Hunt through the entries for the word "accumulate" and copy each line in which it appears.

(Stored items)
· · · ·

## Specialize single-IO thin transcript hashing, share weight XOF blocks, drop Montgomery conversions

Adds a single-IO fast path for thin challenge preparation. It pre-bakes the constant transcript prefix into the SHA-512 block and writes point words at compile-time offsets, so there is no byte-by-byte absorption. The terms kernels now compute each SHA-512 XOF weight block once per thread block into LDS and slice per-item weights from it, instead of each thread hashing a full block. Scalar products skip the to-Montgomery and from-Montgomery conversions by multiplying plain values and correcting with R2/R3 constants. The block size grows to 256 threads, which raises LDS use and the width of the reduction.

```diff
diff --git a/ark_vrf_amd/csrc/batch_terms_dev.h b/ark_vrf_amd/csrc/batch_terms_dev.h
--- a/ark_vrf_amd/csrc/batch_terms_dev.h
+++ b/ark_vrf_amd/csrc/batch_terms_dev.h
@@ -25,6 +25,28 @@
   }
   return red[0];
 }
+
+template <int NT, int BYTES> struct WeightBlocks {
+  static_assert(BYTES == 16 || BYTES == 32, "16 bytes per item (thin) or 32 (Pedersen)");
+  static constexpr int MAXB = NT * BYTES / 64 + 1;
+  static constexpr int WORDS = 8 * MAXB;
+  static AVRF_DI void fill(const Seed64 &seed, uint64_t g_first, uint32_t count, uint64_t *lds) {
+    const uint64_t fb = g_first * BYTES / 64, lb = ((g_first + count) * BYTES - 1) / 64;
+    uint32_t nb = count ? (uint32_t)(lb - fb) + 1 : 0;
+    nb = nb < (uint32_t)MAXB ? nb : (uint32_t)MAXB;
+    for (uint32_t k = threadIdx.x; k < nb; k += NT) {
+      uint64_t blk[8]; sha512_xof_block(seed.w, fb + k, blk);
+#pragma unroll
+      for (int i = 0; i < 8; i++) lds[i * MAXB + k] = blk[i];
+    }
+    __syncthreads();
+  }
+  static AVRF_DI void chunk16(const uint64_t *lds, uint64_t g_first, uint64_t g, int c, uint32_t (&w)[4]) {
+    const uint64_t byte = g * BYTES + 16 * (uint64_t)c;
+    const uint32_t k = (uint32_t)(byte / 64 - g_first * BYTES / 64), q = (uint32_t)(byte % 64) / 16;
+    be128_le(lds[(2 * q) * MAXB + k], lds[(2 * q + 1) * MAXB + k], w);
+  }
+};
 
 template <class S, class Out>
 AVRF_DI fp thin_item(const BatchDev &b, const Seed64 &seed, uint64_t j0, const uint32_t *__restrict__ c_in, const uint32_t *__restrict__ z_in,
@@ -54,26 +76,56 @@
 }
 
 template <class S, class Out>
+AVRF_DI fp thin_item_plain(const BatchDev &b, const uint32_t (&ww)[4], const uint32_t *__restrict__ c_in, const uint32_t *__restrict__ z_in,
+                           uint32_t j, const Out &out) {
+  using Fr = typename S::Fr;
+  uint32_t io0 = b.io_off[j], m = b.io_off[j + 1] - io0;
+  fp w_plain = fp_zero(); w_plain.v[0] = ww[0]; w_plain.v[1] = ww[1]; w_plain.v[2] = ww[2]; w_plain.v[3] = ww[3];
+  const fp r2 = fp_const<Fr>(Fr::R2), r3 = fp_const<Fr>(Fr::R3);
+  const uint8_t *pr = b.proofs + 96 * (size_t)j;
+  const fp wc = fp_mul<Fr>(fp_from_u128(c_in + 4 * (size_t)j), w_plain);
+  const fp ws = fp_mul<Fr>(fp_load_le(pr + 64), w_plain);
+  out.r(j, io0, w_plain, pr);
+  out.key(j, io0, fp_mul<Fr>(wc, r2));
+  for (uint32_t i = 0; i < m; i++) {
+    const fp z = fp_from_u128(z_in + 4 * (size_t)(io0 + i));
+    const uint8_t *p = b.ios_xy + 128 * (size_t)(io0 + i);
+    out.output(j, io0, i, fp_mul<Fr>(fp_mul<Fr>(wc, z), r3), p + 64);
+    out.input(j, io0, i, fp_neg<Fr>(fp_mul<Fr>(fp_mul<Fr>(ws, z), r3)), p);
+  }
+  return fp_mul<Fr>(ws, r3);
+}
+
+template <class S, class Out>
+AVRF_DI fp ped_item_w(const BatchDev &b, const fp &t_plain, const fp &u_plain, const uint32_t *__restrict__ c_in,
+                      const uint8_t *__restrict__ merged_xy, uint32_t j, const Out &out, fp &usb);
+
+template <class S, class Out>
 AVRF_DI fp ped_item(const BatchDev &b, const Seed64 &seed, uint64_t j0, const uint32_t *__restrict__ c_in, const uint8_t *__restrict__ merged_xy,
                     uint32_t j, const Out &out, fp &usb) {
-  using Fr = typename S::Fr;
   fp t_plain, u_plain;
   if (b.weights) { t_plain = fp_from_u128(reinterpret_cast<const uint32_t *>(b.weights + 32 * (size_t)j)); u_plain = fp_from_u128(reinterpret_cast<const uint32_t *>(b.weights + 32 * (size_t)j + 16)); }
   else {
     ShaReader rd; for (int i = 0; i < 8; i++) rd.seed[i] = seed.w[i]; rd.have = 0;
     t_plain = xof128(rd, (uint32_t)(2 * (j0 + j))); u_plain = xof128(rd, (uint32_t)(2 * (j0 + j) + 1));
   }
-  fp tt = fp_to_mont<Fr>(t_plain), uu = fp_to_mont<Fr>(u_plain);
-  fp c = fp_to_mont<Fr>(fp_from_u128(c_in + 4 * (size_t)j));
+  return ped_item_w<S>(b, t_plain, u_plain, c_in, merged_xy, j, out, usb);
+}
+template <class S, class Out>
+AVRF_DI fp ped_item_w(const BatchDev &b, const fp &t_plain, const fp &u_plain, const uint32_t *__restrict__ c_in,
+                      const uint8_t *__restrict__ merged_xy, uint32_t j, const Out &out, fp &usb) {
+  using Fr = typename S::Fr;
+  const fp r2 = fp_const<Fr>(Fr::R2), r3 = fp_const<Fr>(Fr::R3);
+  const fp c = fp_from_u128(c_in + 4 * (size_t)j);
   const uint8_t *pr = b.proofs + 256 * (size_t)j, *mo = merged_xy + 128 * (size_t)j;
-  fp s = fp_to_mont<Fr>(fp_load_le(pr + 192)), sb = fp_to_mont<Fr>(fp_load_le(pr + 224));
-  out.term(j, 0, fp_from_mont<Fr>(fp_mul<Fr>(tt, c)), mo + 64);
+  const fp s = fp_load_le(pr + 192), sb = fp_load_le(pr + 224);
+  out.term(j, 0, fp_mul<Fr>(fp_mul<Fr>(c, t_plain), r2), mo + 64);
   out.term(j, 1, t_plain, pr + 128);
-  out.term(j, 2, fp_from_mont<Fr>(fp_neg<Fr>(fp_mul<Fr>(tt, s))), mo);
-  out.term(j, 3, fp_from_mont<Fr>(fp_mul<Fr>(uu, c)), pr);
+  out.term(j, 2, fp_neg<Fr>(fp_mul<Fr>(fp_mul<Fr>(s, t_plain), r2)), mo);
+  out.term(j, 3, fp_mul<Fr>(fp_mul<Fr>(c, u_plain), r2), pr);
   out.term(j, 4, u_plain, pr + 64);
-  const fp us = fp_mul<Fr>(uu, s); usb = fp_mul<Fr>(uu, sb);
-  return us;
+  usb = fp_mul<Fr>(fp_mul<Fr>(sb, u_plain), r3);
+  return fp_mul<Fr>(fp_mul<Fr>(s, u_plain), r3);
 }
 
 template <class S, bool ROLLED = false>
diff --git a/ark_vrf_amd/csrc/consts_gen.h b/ark_vrf_amd/csrc/consts_gen.h
--- a/ark_vrf_amd/csrc/consts_gen.h
+++ b/ark_vrf_amd/csrc/consts_gen.h
@@ -8,6 +8,7 @@
   static constexpr uint32_t P[8] = {0x00000001u, 0xffffffffu, 0xfffe5bfeu, 0x53bda402u, 0x09a1d805u, 0x3339d808u, 0x299d7d48u, 0x73eda753u};
   static constexpr uint32_t ONE[8] = {0xfffffffeu, 0x00000001u, 0x00034802u, 0x5884b7fau, 0xecbc4ff5u, 0x998c4fefu, 0xacc5056fu, 0x1824b159u};
   static constexpr uint32_t R2[8] = {0xf3f29c6du, 0xc999e990u, 0x87925c23u, 0x2b6cedcbu, 0x7254398fu, 0x05d31496u, 0x9f59ff11u, 0x0748d9d9u};
+  static constexpr uint32_t R3[8] = {0x439b73afu, 0xc62c1807u, 0x8cf06990u, 0x1b3e0d18u, 0xc7b5f418u, 0x73d13c71u, 0xc8db33e9u, 0x6e2a5bb9u};
   static constexpr uint32_t HALF[8] = {0x80000000u, 0x7fffffffu, 0x7fff2dffu, 0xa9ded201u, 0x04d0ec02u, 0x199cec04u, 0x94cebea4u, 0x39f6d3a9u};
   static constexpr uint32_t NINV = 0xffffffffu;
   static constexpr int BITS = 255;
@@ -2139,6 +2140,7 @@
   static constexpr uint32_t P[8] = {0x2876e7e1u, 0x74fd06b5u, 0x74190471u, 0xff8f8700u, 0x02687600u, 0x0cce7602u, 0xca675f52u, 0x1cfb69d4u};
   static constexpr uint32_t ONE[8] = {0xbc48c0f8u, 0x5817ca56u, 0x5f37dc74u, 0x0383c7fcu, 0xecbc4ff8u, 0x998c4fefu, 0xacc5056fu, 0x1824b159u};
   static constexpr uint32_t R2[8] = {0x58db47cbu, 0xdbb4f5d6u, 0x7fecb938u, 0x40fa7ca2u, 0xc0055ceau, 0xaa9e6daeu, 0xb14aec7du, 0x0ae793ddu};
+  static constexpr uint32_t R3[8] = {0x79377bd1u, 0x1eb6e3ebu, 0xeddd7769u, 0xb0ce06dau, 0x05341936u, 0x11265871u, 0xf5775113u, 0x053a3b49u};
   static constexpr uint32_t HALF[8] = {0x943b73f0u, 0xba7e835au, 0x3a0c8238u, 0x7fc7c380u, 0x01343b00u, 0x06673b01u, 0x6533afa9u, 0x0e7db4eau};
   static constexpr uint32_t NINV = 0x5cc063dfu;
   static constexpr int BITS = 253;
@@ -2153,6 +2155,7 @@
   static constexpr uint32_t P[8] = {0xf0000001u, 0x43e1f593u, 0x79b97091u, 0x2833e848u, 0x8181585du, 0xb85045b6u, 0xe131a029u, 0x30644e72u};
   static constexpr uint32_t ONE[8] = {0x4ffffffbu, 0xac96341cu, 0x9f60cd29u, 0x36fc7695u, 0x7879462eu, 0x666ea36fu, 0x9a07df2fu, 0x0e0a77c1u};
   static constexpr uint32_t R2[8] = {0xae216da7u, 0x1bb8e645u, 0xe35c59e3u, 0x53fe3ab1u, 0x53bb8085u, 0x8c49833du, 0x7f4e44a5u, 0x0216d0b1u};
+  static constexpr uint32_t R3[8] = {0xb4bf0040u, 0x5e94d8e1u, 0x1cfbb6b8u, 0x2a489cbeu, 0xa19fcfedu, 0x893cc664u, 0x7fcc657cu, 0x0cf8594bu};
   static constexpr uint32_t HALF[8] = {0xf8000000u, 0xa1f0fac9u, 0x3cdcb848u, 0x9419f424u, 0x40c0ac2eu, 0xdc2822dbu, 0x7098d014u, 0x18322739u};
   static constexpr uint32_t NINV = 0xefffffffu;
   static constexpr int BITS = 254;
@@ -4284,6 +4287,7 @@
   static constexpr uint32_t P[8] = {0x392126f1u, 0x677297dcu, 0x3920ee0au, 0xab3eedb8u, 0xd0302b0bu, 0x370a08b6u, 0x5c263405u, 0x060c89ceu};
   static constexpr uint32_t ONE[8] = {0xa08f9c76u, 0x073315deu, 0xa098f24bu, 0xe7acffc6u, 0xd818f015u, 0xf85a9201u, 0xe1bb7724u, 0x01f16424u};
   static constexpr uint32_t R2[8] = {0xe7ecb21eu, 0x35e44abeu, 0xf5f84ec4u, 0x74646cacu, 0x3faa158fu, 0xe472df20u, 0xf1ba50a8u, 0x0445b524u};
+  static constexpr uint32_t R3[8] = {0x42917c21u, 0x30886e7bu, 0x55d7cd2au, 0x98dae87bu, 0xcc608b7bu, 0xeefe3d08u, 0xb2bc97aau, 0x02b4dbffu};
   static constexpr uint32_t HALF[8] = {0x1c909378u, 0x33b94beeu, 0x1c907705u, 0xd59f76dcu, 0x68181585u, 0x9b85045bu, 0x2e131a02u, 0x030644e7u};
   static constexpr uint32_t NINV = 0xbc48f5efu;
   static constexpr int BITS = 251;
@@ -4298,6 +4302,7 @@
   static constexpr uint32_t P[8] = {0xd6f72cb7u, 0xd0970e5eu, 0xccc81082u, 0xa6682093u, 0x01343b00u, 0x06673b01u, 0x6533afa9u, 0x0e7db4eau};
   static constexpr uint32_t ONE[8] = {0xb99607d9u, 0x25f80bb3u, 0x66b6e750u, 0xf315d62fu, 0xeb8814f4u, 0x932514eeu, 0x479155c6u, 0x09a6fc6fu};
   static constexpr uint32_t R2[8] = {0x95e57731u, 0x67719aa4u, 0x9ce3fc26u, 0x51b0cef0u, 0xc026e9a5u, 0x69dab7fau, 0x8d127688u, 0x04f6547bu};
+  static constexpr uint32_t R3[8] = {0x3d830544u, 0xe0d6c656u, 0x598d0f85u, 0x323e3883u, 0x4c2e2ba8u, 0xf0fea300u, 0x946737ecu, 0x05874f84u};
   static constexpr uint32_t HALF[8] = {0x6b7b965bu, 0x684b872fu, 0xe6640841u, 0x53341049u, 0x809a1d80u, 0x83339d80u, 0x3299d7d4u, 0x073eda75u};
   static constexpr uint32_t NINV = 0xef788ef9u;
   static constexpr int BITS = 252;
@@ -4312,6 +4317,7 @@
   static constexpr uint32_t P[8] = {0xffffffedu, 0xffffffffu, 0xffffffffu, 0xffffffffu, 0xffffffffu, 0xffffffffu, 0xffffffffu, 0x7fffffffu};
   static constexpr uint32_t ONE[8] = {0x00000026u, 0x00000000u, 0x00000000u, 0x00000000u, 0x00000000u, 0x00000000u, 0x00000000u, 0x00000000u};
   static constexpr uint32_t R2[8] = {0x000005a4u, 0x00000000u, 0x00000000u, 0x00000000u, 0x00000000u, 0x00000000u, 0x00000000u, 0x00000000u};
+  static constexpr uint32_t R3[8] = {0x0000d658u, 0x00000000u, 0x00000000u, 0x00000000u, 0x00000000u, 0x00000000u, 0x00000000u, 0x00000000u};
   static constexpr uint32_t HALF[8] = {0xfffffff6u, 0xffffffffu, 0xffffffffu, 0xffffffffu, 0xffffffffu, 0xffffffffu, 0xffffffffu, 0x3fffffffu};
   static constexpr uint32_t NINV = 0x286bca1bu;
   static constexpr int BITS = 255;
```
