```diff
+#pragma unroll
+      for (int n = 0; n < TN; ++n) {
 #pragma unroll
         for (int m = 0; m < TM; ++m)
 #pragma unroll
-          for (int n = 0; n < TN; ++n) {
-            const int tl = n * 32 + r;
-#pragma unroll
-            for (int g = 0; g < 4; ++g) {
-              const int cl = (wm * TM + m) * 32 + 8 * g + 4 * h;
-              *(f4*)(os + (size_t)tl * LDO + cl) = (f4){acc[m][n][4 * g], acc[m][n][4 * g + 1], acc[m][n][4 * g + 2], acc[m][n][4 * g + 3]};
-            }
-          }
-      }
-      WSTAMP();
-      lds_barrier();
-      WSTAMP();
-      T4 ya[ACCU ? NI : 1];
-#pragma unroll
-      for (int e = 0; e < (ACCU ? NI : 0); ++e) {
-        const int t = min(t0 + pass * PR + (tid + e * NT) / IPR, a.T_out - 1);
-        ya[e] = *(const T4*)((const T*)a.y + (long long)t * a.ldy + ec);
-      }
-      auto items = [&](auto act_tag) {
+          for (int g = 0; g < 4; ++g)
+            *(f4*)(os + (size_t)r * LDO + m * 32 + 8 * g + 4 * h) = (f4){acc[m][n][4 * g], acc[m][n][4 * g + 1], acc[m][n][4 * g + 2], acc[m][n][4 * g + 3]};
+        wave_lds_wait();
 #pragma unroll
         for (int e = 0; e < NI; ++e) {
-          const int tl = (tid + e * NT) / IPR;
-          const int t = t0 + pass * PR + tl;
+          const int i = n * NI + e;
+          const int t = tw + 4 * i;
           if (t >= a.T_out) continue;
-          const f4 av = *(const f4*)(os + (size_t)tl * LDO + 4 * ecg);
+          const f4 av = *(const f4*)(os + (size_t)(4 * e + erow) * LDO + 4 * ecg);
           float v[4];
 #pragma unroll
           for (int j = 0; j < 4; ++j) {
             float u = av[j] + ebias[j];
-            if (RES) u += (float)rv[e][j];
-            u *= a.scale;
-            u = post_act_c<decltype(act_tag)::value>(a.post_act, u);
-            if (ACCU) u += (float)ya[e][j];
+            if (RES) u += (float)rv[i][j];
+            if (ACCU && ACTC == ACT_NONE) {
+              if (n * HR + 4 * e >= 48 && j == 3) u = mul_then_add(u, a.scale, (float)ya[i][j]);
+              else u = __builtin_fmaf(u, a.scale, (float)ya[i][j]);
+              asm("" : "+v"(u));
+            } else {
+              u *= a.scale;
+              u = post_act_c<ACTC>(a.post_act, u);
+              if (ACCU) u += (float)ya[i][j];
+            }
             v[j] = u;
           }
           *(T4*)((T*)a.y + (long long)t * a.ldy + ec) = (T4){(T)v[0], (T)v[1], (T)v[2], (T)v[3]};
         }
-      };
-      GSV_ACT_DISPATCH(a.post_act, items);
-      if (RES && pass + 1 < WN) load_res_pass(pass + 1);
-      WSTAMP();
-    }
-    F w0[WLOADS];
-    load_w(0, w0);
+        wave_lds_wait();
+        WSTAMP();
+      }
+    };
+    GSV_ACT_DISPATCH(a.post_act, epilogue);
     lds_barrier();
+    WSTAMP();
     store_window(nxt);
-    store_w(0, w0);
     lds_barrier();
     WSTAMP();
   }
@@ -210,11 +211,11 @@
   static TileStamps stamps;
   ConvArgs b = a;
   b.prof = stamps.buffer(sw.wide_prof);
-  GSV_RC(with_flags([&](auto R, auto A, auto W8) {
-    constexpr int NW = W8.value ? 8 : 4;
-    return launch_routed<conv_wide_f16_kernel<R.value, A.value, NW>, LDS_CAP>(
-        route_code(ROUTE_CONV_WIDE, GSV_F16, NW, 0, 0, 0, 0, route_flags(R.value, A.value)), dim3(grid), dim3(NW * 64), lds, s, b, rows_win, ntiles);
-  }, a.res != nullptr, a.accumulate != 0, sw.wide_waves == 8));
+  GSV_RC(with_flags([&](auto R, auto A) {
+    return launch_routed<conv_wide_f16_kernel<R.value, A.value>, LDS_CAP>(
+        route_code(ROUTE_CONV_WIDE, GSV_F16, WIDE_WAVES, 0, 0, 0, 0, route_flags(R.value, A.value)), dim3(grid), dim3(WIDE_WAVES * 64), lds, s, b,
+        rows_win, ntiles);
+  }, a.res != nullptr, a.accumulate != 0));
   stamps.report(s, 24, "[wide prof] taps %d:", a.taps);
   return GSV_OK;
 }
```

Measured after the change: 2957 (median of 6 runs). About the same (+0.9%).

· · · ·

§ RESULT FOR THIS TASK
-  }, a.res != nullptr, a.accumulate != 0, sw.wide_waves == 8));
+  }, a.res != nullptr, a.accumulate != 0));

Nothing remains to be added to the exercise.